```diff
 int launch_score_prefilter(sfm_pair *pair, ShardSlot &s, hipStream_t stream, const sfm_ransac_params &p, uint32_t h0, uint32_t count, unsigned long long *key2)
 {
     sfm_ctx *ctx = pair->ctx;
     PfScales sc;
     if (!prefilter_scales(p.threshold, sc)) { set_error("threshold %g outside the pre-filter's range", (double)p.threshold); return SFM_E_INVALID; }
-    const int waves = (SFM_SW(p, 1) == 5 || SFM_SW(p, 1) == 12) ? 12 : kPfWaves;
-    const int tile = pf_tile_of(pair, p);
-    const int ntiles = (pair->ld + tile - 1) / tile;
-    const uint32_t npass = (count + (uint32_t)kPfGroup - 1u) / (uint32_t)kPfGroup;
-    const int rule = pair->pf_rule;
-    const int tail_var = pf_tail_var(pair, p, count);
-    const bool wide = rule == kPfRuleBandTile && SFM_SW(p, 1) == 13;
-    const bool paired_units = rule == kPfRuleBandTile && (tail_var == 0 || tail_var == kPfVarPairDrain) && waves == kPfWaves && !wide && SFM_SW(p, 1) != 14 && SFM_SW(p, 1) != 15;
-    const uint32_t nunits = paired_units ? (npass + 1u) / 2u : npass;
-    const uint32_t iters = (nunits + (uint32_t)waves - 1) / (uint32_t)waves;
-    uint32_t cols = (uint32_t)ctx->num_cus / (uint32_t)ntiles;
-    if (SFM_SW(p, 2) > 0) cols = (uint32_t)SFM_SW(p, 2);
-    if (cols > iters) cols = iters;
-    if (cols < 1) cols = 1;
+    const PfShape sh = pf_shape(pair, p, count);
+    const int waves = sh.waves, tile = sh.tile, ntiles = sh.ntiles, rule = pair->pf_rule, tail_var = sh.tail_var;
+    const bool wide = sh.wide, paired_units = sh.paired_units;
+    const uint32_t cols = sh.cols;
+    const bool sums = prefilter_sums_counts(pair, p, count);
+    uint32_t *tick = (sums && prefilter_argmax_tickets(pair, p, count) == 0u) ? nullptr : s.tick;
     const int dynamic = SFM_SW(p, 1) == 2 ? 0 : 1;
     const int var = SFM_SW(p, 3) >= 16 ? SFM_SW(p, 3) - 16 : 0;
     const bool fl2 = rule == kPfRuleBand && waves == kPfWaves && SFM_SW(p, 1) == 9;
@@ -1173,7 +1250,7 @@
         const float *x0 = rule == kPfRuleBandTile ? reinterpret_cast<const float *>(pair->d_pts4s) : pair->d_X[0];
         hipLaunchKernelGGL(kernel, dim3(cols, ntiles), dim3(waves * 64), lds_bytes, stream,
                            x0, pair->d_X[1], pair->ld, pair->n, s.Ecand, reinterpret_cast<const PfRecord *>(s.pf), h0, count, p.threshold,
-                           dynamic, tile, s.counts, s.tick, s.key, key2, pair->d_clk, pair->d_bound, pair->d_tile_boxes);
+                           dynamic, tile, s.counts, tick, s.key, key2, pair->d_clk, pair->d_bound, pair->d_tile_boxes);
         return SFM_OK;
     };
     int rcl;
```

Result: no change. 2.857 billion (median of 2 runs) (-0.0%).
────
Aim of the exercise: Looking at the data above, say how many lines contain the word "dynamic", with no added words.

Answer to the problem: 3